I also noticed that when I tried to grow the newly hatched fry in my 29 that I lost all of them... but I assume that's because I was gone to New York for 4 days and nobody was able to do water changes on it... right now I have a 20L set up for the new fry, and my 29 is running for the juvies with a small power filter with a bio wheel on it... the 20L has 2 sponge filters in it, one at each end and it looks as though I'm going to get a pretty decent yield out of this one!

Thanks for the info


----------



## nubsmoke (Feb 4, 2004)

The 20gal long is the best hatching tank in my opinion. The extra 10 gallons affords more water to buffer ammonia spikes, and there is also more surface area which is always best. I find this tank is big enough (with an extra sponge filter) to handle the feeding of brine shrimp. I have actually raised out dime sized fish in the 20's to avoid moving fry. I usually have 4 stages of fry in separate 20's. I'm presently setting up a 125gal grow out tank to have some 2 inch fish for local pet stores. I can't wait to raise a group of 500 babies in that tank! I love to see hundreds of red babies eat!


----------



## hrprvilla (Apr 22, 2004)

These are my latest pictures of a male guarding his nest. I have now removed the eggs and put them into a 10 gal tank.
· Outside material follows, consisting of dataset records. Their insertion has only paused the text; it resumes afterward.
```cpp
extern "C" int imx_mlp_fwd_elu(int64_t M, int N, int K, const float* X_d, int64_t ldx, const float* W_d, const float* b_d, float elu_alpha,
                               int apply_elu, float* Y_d, int64_t ldy, imx_stream_t stream) {
    IMX_REQUIRE(M > 0 && N > 0 && K > 0 && X_d && W_d && b_d && Y_d, "imx_mlp_fwd_elu: bad arguments");
    IMX_REQUIRE(K <= FW_KMAX, "imx_mlp_fwd_elu: %d in-features (at most %d: the weights of a column live in registers)", K, FW_KMAX);
    IMX_REQUIRE(ldx >= K && ldy >= N, "imx_mlp_fwd_elu: row pitch smaller than the row");
    static int num_cu = 0;
    if (num_cu == 0) {
        int dev = 0;
        if (hipGetDevice(&dev) != hipSuccess || hipDeviceGetAttribute(&num_cu, hipDeviceAttributeMultiprocessorCount, dev) != hipSuccess || num_cu <= 0)
            num_cu = 256;
    }
    FwArgs a;
    a.M = M; a.N = N; a.K = K; a.X = X_d; a.ldx = ldx; a.W = W_d; a.b = b_d; a.Y = Y_d; a.ldy = ldy; a.alpha = elu_alpha; a.elu = apply_elu;
    a.ncb = (N + FW_COLS - 1) / FW_COLS;
    int64_t rs = std::max<int64_t>(1, (2 * (int64_t)num_cu) / a.ncb);
    rs = std::min<int64_t>(rs, std::max<int64_t>(1, M / (4 * FW_ROWS)));
    a.rps = ((M + rs - 1) / rs + FW_ROWS - 1) / FW_ROWS * FW_ROWS;
    a.rs = (int)((M + a.rps - 1) / a.rps);
    const bool xvec = (ldx % 4 == 0) && ((reinterpret_cast<uintptr_t>(X_d) & 15) == 0) && (K % 4 == 0 || ldx >= ((K + 3) & ~3));
    const dim3 grid((unsigned)(a.ncb * a.rs));
    if (xvec) launch_fwd<true>(a, grid, (hipStream_t)stream);
    else launch_fwd<false>(a, grid, (hipStream_t)stream);
    IMX_HIP(hipGetLastError());
    return 0;
}
```

Before: 5.283 million env-steps/s.

## Split MLP forward into MFMA waves and helper waves for DMA and epilogue

Replaces the 256-thread DMA forward kernel for wide inputs (K>128) with a 512-thread warp-specialized kernel. Four waves run only MFMA and stage raw accumulators into LDS. Four helper waves prefetch X tiles with global_load_lds, then apply bias and ELU and write vectorized rows one tile behind. The weight block is loaded cooperatively by all waves in one pass, and the grid is sized for one workgroup per CU. This is meant to hide store and activation latency behind matrix math, at the cost of extra LDS traffic, lower occupancy and an extra barrier per tile.

```diff
diff --git a/isaaclab_amd/csrc/mlp_fwd.hip b/isaaclab_amd/csrc/mlp_fwd.hip
--- a/isaaclab_amd/csrc/mlp_fwd.hip
+++ b/isaaclab_amd/csrc/mlp_fwd.hip
@@ -1,6 +1,7 @@
 #include "imx_internal.h"
 
 typedef float f32x16 __attribute__((ext_vector_type(16)));
+typedef float f32x4 __attribute__((ext_vector_type(4)));
 
 namespace {
 
@@ -140,64 +141,36 @@
     }
 }
 
+constexpr int FW_SP = FW_COLS + 4;
+
 template <int NS>
-__global__ void __launch_bounds__(256, 2) k_mlp_fwd_elu_dma(FwArgs a) {
-    static_assert(NS % 4 == 0 && 2 * NS <= FW_KMAX, "step count");
-    __shared__ __attribute__((aligned(16))) float sA[2][FW_ROWS * FW_KP];
+struct FwLds {
+    static constexpr int TILE = FW_ROWS * FW_KP;
+    static constexpr int STAGE = FW_ROWS * FW_SP;
+    static constexpr int WBLK = FW_COLS * 2 * NS;
+    static constexpr bool T0_FREE = (TILE + WBLK) * 4 <= 160 * 1024;
+    static constexpr int W_OFF = T0_FREE ? TILE : 0;
+    static constexpr int LOOP = 2 * TILE + 2 * STAGE;
+    static constexpr int TOTAL = W_OFF + WBLK > LOOP ? W_OFF + WBLK : LOOP;
+};
+
+template <int NS>
+__global__ void __launch_bounds__(512, 1) k_mlp_fwd_elu_roles(FwArgs a) {
+    static_assert(NS % 8 == 0 && 2 * NS <= FW_KMAX, "step count");
+    using L = FwLds<NS>;
+    static_assert(L::TOTAL * 4 <= 160 * 1024, "LDS");
+    __shared__ __attribute__((aligned(16))) float lds[L::TOTAL];
+    float* const sA = lds;
+    float* const sS = lds + 2 * L::TILE;
+    float* const wl = lds + L::W_OFF;
     const int t = threadIdx.x, lane = t & 63, w = t >> 6, r = lane & 31, half = lane >> 5;
+    const bool helper = w >= 4;
+    const int h = w & 3;
     const int nb = gridDim.x, per = nb >> 3;
     const int vb = (nb & 7) == 0 ? (int)(blockIdx.x & 7) * per + (int)(blockIdx.x >> 3) : (int)blockIdx.x;
     const int cb = vb % a.ncb, split = vb / a.ncb;
-    const int col = cb * FW_COLS + w * 32 + r;
-    const bool col_ok = col < a.N;
     const int K = a.K;
-    float breg[NS];
-    const unsigned lds_base = (unsigned)(uintptr_t)(__attribute__((address_space(3))) float*)&sA[0][0];
-    {
-        float* wl = &sA[0][0] + (w & 1) * (FW_ROWS * FW_KP);
-        const int64_t blk0 = (int64_t)(cb * FW_COLS + w * 32) * K;
-        const int64_t avail = min<int64_t>((int64_t)32 * K, (int64_t)a.N * K - blk0);
-        const bool wvec = ((reinterpret_cast<uintptr_t>(a.W) & 15) == 0);
-        const float* wrow = wl + r * K + half * NS;
-        for (int turn = 0; turn < 2; ++turn) {
-            if ((w >> 1) == turn) {
-                const int64_t avail4 = avail & ~(int64_t)3;
-                if (wvec && avail4 >= 4) {
-                    const unsigned wl_lds = lds_base + (unsigned)((w & 1) * FW_ROWS * FW_KP * 4);
-                    for (int i = 0; i < 32 * K; i += 256) {
-                        const float* src = a.W + blk0 + min<int64_t>(i + 4 * lane, avail4 - 4);
-                        unsigned keep;
-                        asm volatile("s_mov_b32 %0, m0\n\ts_mov_b32 m0, %2\n\ts_nop 0\n\tglobal_load_lds_dwordx4 %1, off\n\ts_mov_b32 m0, %0"
-                                     : "=&s"(keep) : "v"(src), "s"(__builtin_amdgcn_readfirstlane(wl_lds + (unsigned)i * 4u)) : "memory");
-                    }
-                    asm volatile("s_waitcnt vmcnt(0)" ::: "memory");
-                    if (lane < avail - avail4) wl[avail4 + lane] = a.W[blk0 + avail4 + lane];
-                } else {
-                    for (int i = 4 * lane; i < 32 * K; i += 256) {
-                        float4 v = make_float4(0.f, 0.f, 0.f, 0.f);
-                        const float* src = a.W + blk0 + i;
-                        if (i + 4 <= avail) {
-                            if (wvec) v = *reinterpret_cast<const float4*>(src);
-                            else { v.x = src[0]; v.y = src[1]; v.z = src[2]; v.w = src[3]; }
-                        } else {
-                            if (i + 0 < avail) v.x = src[0];
-                            if (i + 1 < avail) v.y = src[1];
-                            if (i + 2 < avail) v.z = src[2];
-                        }
-                        *reinterpret_cast<float4*>(wl + i) = v;
-                    }
-                }
-#pragma unroll
-                for (int s = 0; s < NS; ++s) {
-                    const int k = half * NS + s;
-                    const float v = wrow[k < K ? s : 0];
-                    breg[s] = (k < K && col_ok) ? v : 0.0f;
-                }
-            }
-            __syncthreads();
-        }
-    }
-    const float bias = col_ok ? a.b[col] : 0.0f;
+    const unsigned lds_base = (unsigned)(uintptr_t)(__attribute__((address_space(3))) float*)&lds[0];
     const int64_t m_begin = (int64_t)split * a.rps, m_end = min(m_begin + a.rps, a.M);
     const int ntile = (int)((m_end - m_begin + FW_ROWS - 1) / FW_ROWS);
     constexpr int C4 = 2 * NS / 4;
@@ -205,116 +178,178 @@
     const int64_t lane_off = (lane < C4 && k0 < K) ? k0 : 0;
     const int nz = 2 * NS - K;
     auto dma_tile = [&](int tile, int buf) {
-        const int64_t row0 = m_begin + (int64_t)tile * FW_ROWS + 8 * w;
+        const int64_t row0 = m_begin + (int64_t)tile * FW_ROWS + 8 * h;
 #pragma unroll
         for (int i = 0; i < 8; ++i) {
             const int64_t row = min(row0 + i, m_end - 1);
             const float* src = a.X + row * a.ldx + lane_off;
-            const unsigned dst = lds_base + (unsigned)((buf * FW_ROWS + 8 * w + i) * FW_KP * 4);
+            const unsigned dst = lds_base + (unsigned)((buf * FW_ROWS + 8 * h + i) * FW_KP * 4);
             unsigned keep;
             asm volatile("s_mov_b32 %0, m0\n\ts_mov_b32 m0, %2\n\ts_nop 0\n\tglobal_load_lds_dwordx4 %1, off\n\ts_mov_b32 m0, %0"
                          : "=&s"(keep) : "v"(src), "s"(__builtin_amdgcn_readfirstlane(dst)) : "memory");
         }
     };
-    const int zoff = lane < 8 * nz ? (8 * w + lane / nz) * FW_KP + K + lane % nz : -1;
+    const int zoff = lane < 8 * nz ? (8 * h + lane / nz) * FW_KP + K + lane % nz : -1;
     auto zero_tail = [&](int buf) {
-        if (zoff >= 0) sA[buf][zoff] = 0.0f;
+        float* tb = sA + buf * L::TILE;
+        if (zoff >= 0) tb[zoff] = 0.0f;
         for (int i = lane + 64; i < 8 * nz; i += 64) {
             const int rr = i / nz, c = i - rr * nz;
-            sA[buf][(8 * w + rr) * FW_KP + K + c] = 0.0f;
-        }
-    };
-    if (ntile > 0) {
-        dma_tile(0, 0);
+            tb[(8 * h + rr) * FW_KP + K + c] = 0.0f;
+        }
+    };
+    {
+        const int64_t cb0 = (int64_t)cb * FW_COLS * K;
+        const int64_t avail = min<int64_t>((int64_t)FW_COLS * K, (int64_t)a.N * K - cb0);
+        const int64_t avail4 = avail & ~(int64_t)3;
+        const bool wdma = ((reinterpret_cast<uintptr_t>(a.W) & 15) == 0) && avail4 >= 4;
+        if (wdma) {
+            for (int i = 256 * w; i < FW_COLS * K; i += 8 * 256) {
+                const float* src = a.W + cb0 + min<int64_t>(i + 4 * lane, avail4 - 4);
+                unsigned keep;
+                asm volatile("s_mov_b32 %0, m0\n\ts_mov_b32 m0, %2\n\ts_nop 0\n\tglobal_load_lds_dwordx4 %1, off\n\ts_mov_b32 m0, %0"
+                             : "=&s"(keep) : "v"(src), "s"(__builtin_amdgcn_readfirstlane(lds_base + (unsigned)(L::W_OFF + i) * 4u)) : "memory");
+            }
+        } else {
+            for (int i = 4 * t; i < FW_COLS * K; i += 4 * 512) {
+                float4 v = make_float4(0.f, 0.f, 0.f, 0.f);
+                const float* src = a.W + cb0 + i;
+                if (i + 0 < avail) v.x = src[0];
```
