int ac_trm_beam_step(const ac_trm_weights* w, const float* memkv, const int* mem_len, int B, int beam, int Tm,
                     int max_len, int t, float temp, const int* tokens, const unsigned char* key_mask,
                     const float* cum_logprob, float* top_val, int* top_idx, float* ws, void* stream);
int ac_trm_beam_update(const float* top_val, const int* top_idx, const int* tokens_in, int* tokens_out,
                       unsigned char* key_mask_out, float* cum_logprob, int* active, int* done_count, int* done_seq,
                       float* done_score, int* src_row, int* n_active, int B, int beam, int V, int max_len, int t,
                       int end_idx, int pad_idx, int done_capacity, void* stream);
int ac_trm_beam_reorder(const ac_trm_weights* w, int R, int max_len, int t, const int* src_row, float* ws,
                        void* stream);

int ac_trm_beam_update_all(const float* top_val, const int* top_idx, const int* tokens_in, int* tokens_out,
                           unsigned char* key_mask_out, float* cum_logprob, int* active, int* done_count, int* done_seq,
                           float* done_score, int* src_row, int* n_active, int B, int beam, int V, int max_len, int t,
                           int end_idx, int pad_idx, int done_capacity, void* stream);

typedef struct {
  const float* kwp;
  const float* ln_w;
  const float* ln_b;
  int32_t row_div;
} ac_trm_keyword;
int ac_trm_kw_greedy_segments(const ac_trm_weights* w, const ac_trm_keyword* kw, const float* memkv, const int* mem_len,
                              int B, int segments, int Tm, int max_len, int start_idx, int end_idx, int pad_idx,
                              int64_t* seq, float* logit, float* logprob, float* embed, int* unfinished_cnt, float* ws,
                              void* stream);
int ac_trm_kw_sample(const ac_trm_weights* w, const ac_trm_keyword* kw, const float* memkv, const int* mem_len, int B, int Tm,
                     int max_len, int start_idx, int end_idx, int pad_idx, int64_t* seq, float* logit, float* logprob,
                     float* embed, int* unfinished_cnt, float* ws, int method, int k, float top_p, float temp,
                     const uint64_t* seed_dev, void* stream);
int ac_trm_kw_forward_tokens(const ac_trm_weights* w, const ac_trm_keyword* kw, const float* memkv, const int* mem_len, int N,
                             int Tm, const int* tokens, const unsigned char* key_mask, int T, float* embed, float* logit,
                             float* ws, void* stream);
int ac_trm_kw_beam_step(const ac_trm_weights* w, const ac_trm_keyword* kw, const float* memkv, const int* mem_len, int B,
                        int beam, int Tm, int max_len, int t, float temp, const int* tokens, const unsigned char* key_mask,
                        const float* cum_logprob, float* top_val, int* top_idx, float* ws, void* stream);
int ac_trm_kw_embed_qkv(const ac_trm_weights* w, const ac_trm_keyword* kw, int R, int row_div, int t, const int* tokens,
                        long tok_stride, float* xout, float* qkv, void* stream);

#define AC_ENS_MAX 8
int ac_trm_step_logits(const ac_trm_weights* w, const float* memkv, const int* mem_len, int R, int row_div, int Tm,
                       int max_len, int t, const int* tokens, const unsigned char* key_mask, int cache_set,
                       float* logit, long ldl, float* embed, long ld_embed, float* ws, void* stream);

int ac_ens_greedy_pick(const float* const* logits, int n_models, long ld, int rows, int V, int t, int max_len,
                       int end_idx, int pad_idx, int64_t* seq, float* logprob, int* tokens, unsigned char* key_mask,
                       int* unfinished, int* unfinished_cnt, void* stream);
int ac_ens_sample_pick(const float* const* logits, int n_models, long ld, int rows, int V, int method, int k,
                       float top_p, float temp, const uint64_t* seed_dev, int t, int max_len, int end_idx, int pad_idx,
                       int64_t* seq, float* logprob, int* tokens, unsigned char* key_mask, int* unfinished,
                       int* unfinished_cnt, int* word_out, void* stream);
int ac_ens_beam_step_select(const float* const* logits, int n_models, long ld, int B, int beam, int V, int t, float temp,
                            const float* cum_logprob, float* top_val, int* top_idx, float* scratch, void* stream);

#define AC_GROUP_BEAM_MAX_GROUPS 8
int ac_group_beam_select(const float* logit, long ldl, int B, int bdash, int V, int lt, float temp,
                         float diversity_lambda, const float* cum, const int* const* prev_tok, int n_prev, long tok_ld,
                         float* top_val, int* top_idx, float* scratch, void* stream);

#define AC_SEARCH_GREEDY (-1)
typedef struct {
  float repetition_penalty;
  int32_t no_repeat_ngram, min_length, end_idx, n_bad;
  const int32_t* bad_words;
} ac_logit_rules;
int ac_logit_rules_apply(const float* logit, long ld_in, float* out, long ld_out, int rows, int V, const int* tokens,
                         long ld_tok, int t, const ac_logit_rules* rules, void* stream);
int ac_trm_search_rules(const ac_trm_weights* w, const float* memkv, const int* mem_len, int R, int row_div, int Tm,
                        int max_len, int start_idx, int end_idx, int pad_idx, int64_t* seq, float* logit, float* logprob,
                        float* embed, int* unfinished_cnt, float* ws, int method, int k, float top_p, float temp,
                        const uint64_t* seed_dev, const ac_logit_rules* rules, float* plane, long ld_plane, void* stream);
int ac_trm_beam_step_rules(const ac_trm_weights* w, const float* memkv, const int* mem_len, int B, int beam, int Tm,
                           int max_len, int t, float temp, const int* tokens, const unsigned char* key_mask,
                           const float* cum_logprob, float* top_val, int* top_idx, float* ws,
                           const ac_logit_rules* rules, float* plane, void* stream);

I now have around 25 of my first batch of fry surviving. I will post pictures soon.

I am feeding them on newly hatched brine shrimp at the moment, they are 1 month old now and are about 2cm long. How long do I feed them this way and what is the next step in feeding. Do I need to change their feed as they grow?


----------



## nubsmoke (Feb 4, 2004)

I feed brine shrimp continously until their bodies are showing silver when full , instead of orange from brine shrimp. This has been when the fry were 1/2 inch long and 1/8 inch tall, roughly. I have been sucessful moving them to frozen daphnia as the next food. When they are about 3/8 inch tall I start feeding frozen mysis shrimp. They really love this one. Soon after I start the minced talipia, and if they are'nt put into bigger surroundings, they start biting each other in the nape region!


----------



## Piranha Guy (Oct 22, 2003)




----------



## gasman (Jan 1, 2004)

hi all

these piranhas were bought by me.

they were 1 inch long when i got them from the waterzoo in peterborough.
they were £5 each and the guy assured me that they had just come in and were 4-8 weeks old.
i sold these to a friend a couple of months back.(hrprvilla)

when i moved them to his house it wasnt long after they started breeding,in fact ive seen his tank and it looks like a mine field!! it looks like all 6 have paired up!.

i think the term BULLSHIT is a bit harsh.

he was just stating a fact that he had been told(around 8 months old)
you could say are you sure?or have you got your facts right!
he isnt a liar,just stating what he know to be true!!

now you could ask me the age and i would say exactly the same,after all they were my fish from a very small size.
now i know that you can have a 5 month old piranha at 2 inches,in fact if you look in some local shops some are older,stressed,bad water,small tank,very little feeding ect.
i didnt want this kind a piranha which is why i chose the ones from the waterzoo.

all-though i have to admit for red bellies these were very strange,they were much bolder than any ive had before,eating massive amounts every time and were not skittish!! ive had members from the pirnaha club in the uk see them and they were shocked how bold they were,also they had no red bellies until i sold them ,( 6 months old) after i had them for a month they packed on around a inch a month until i sold them due to my adult piranhas breeding.

has anyone had red bellies that are very bold(do not move at all!!)
eats huge amounts light on or off.
no red on their bellies until they were around 6 inches.
and in a 55 gallon tank all breed at the same time pairing up in 3 groups??
and still are laying eggs 6-8 weeks on.

as for their age its impossible to say. again i can only go on the age i was told when i bought them and what age they looked like to me .

all i can say is congrats to *hrprvilla* and his many many many fry!!


----------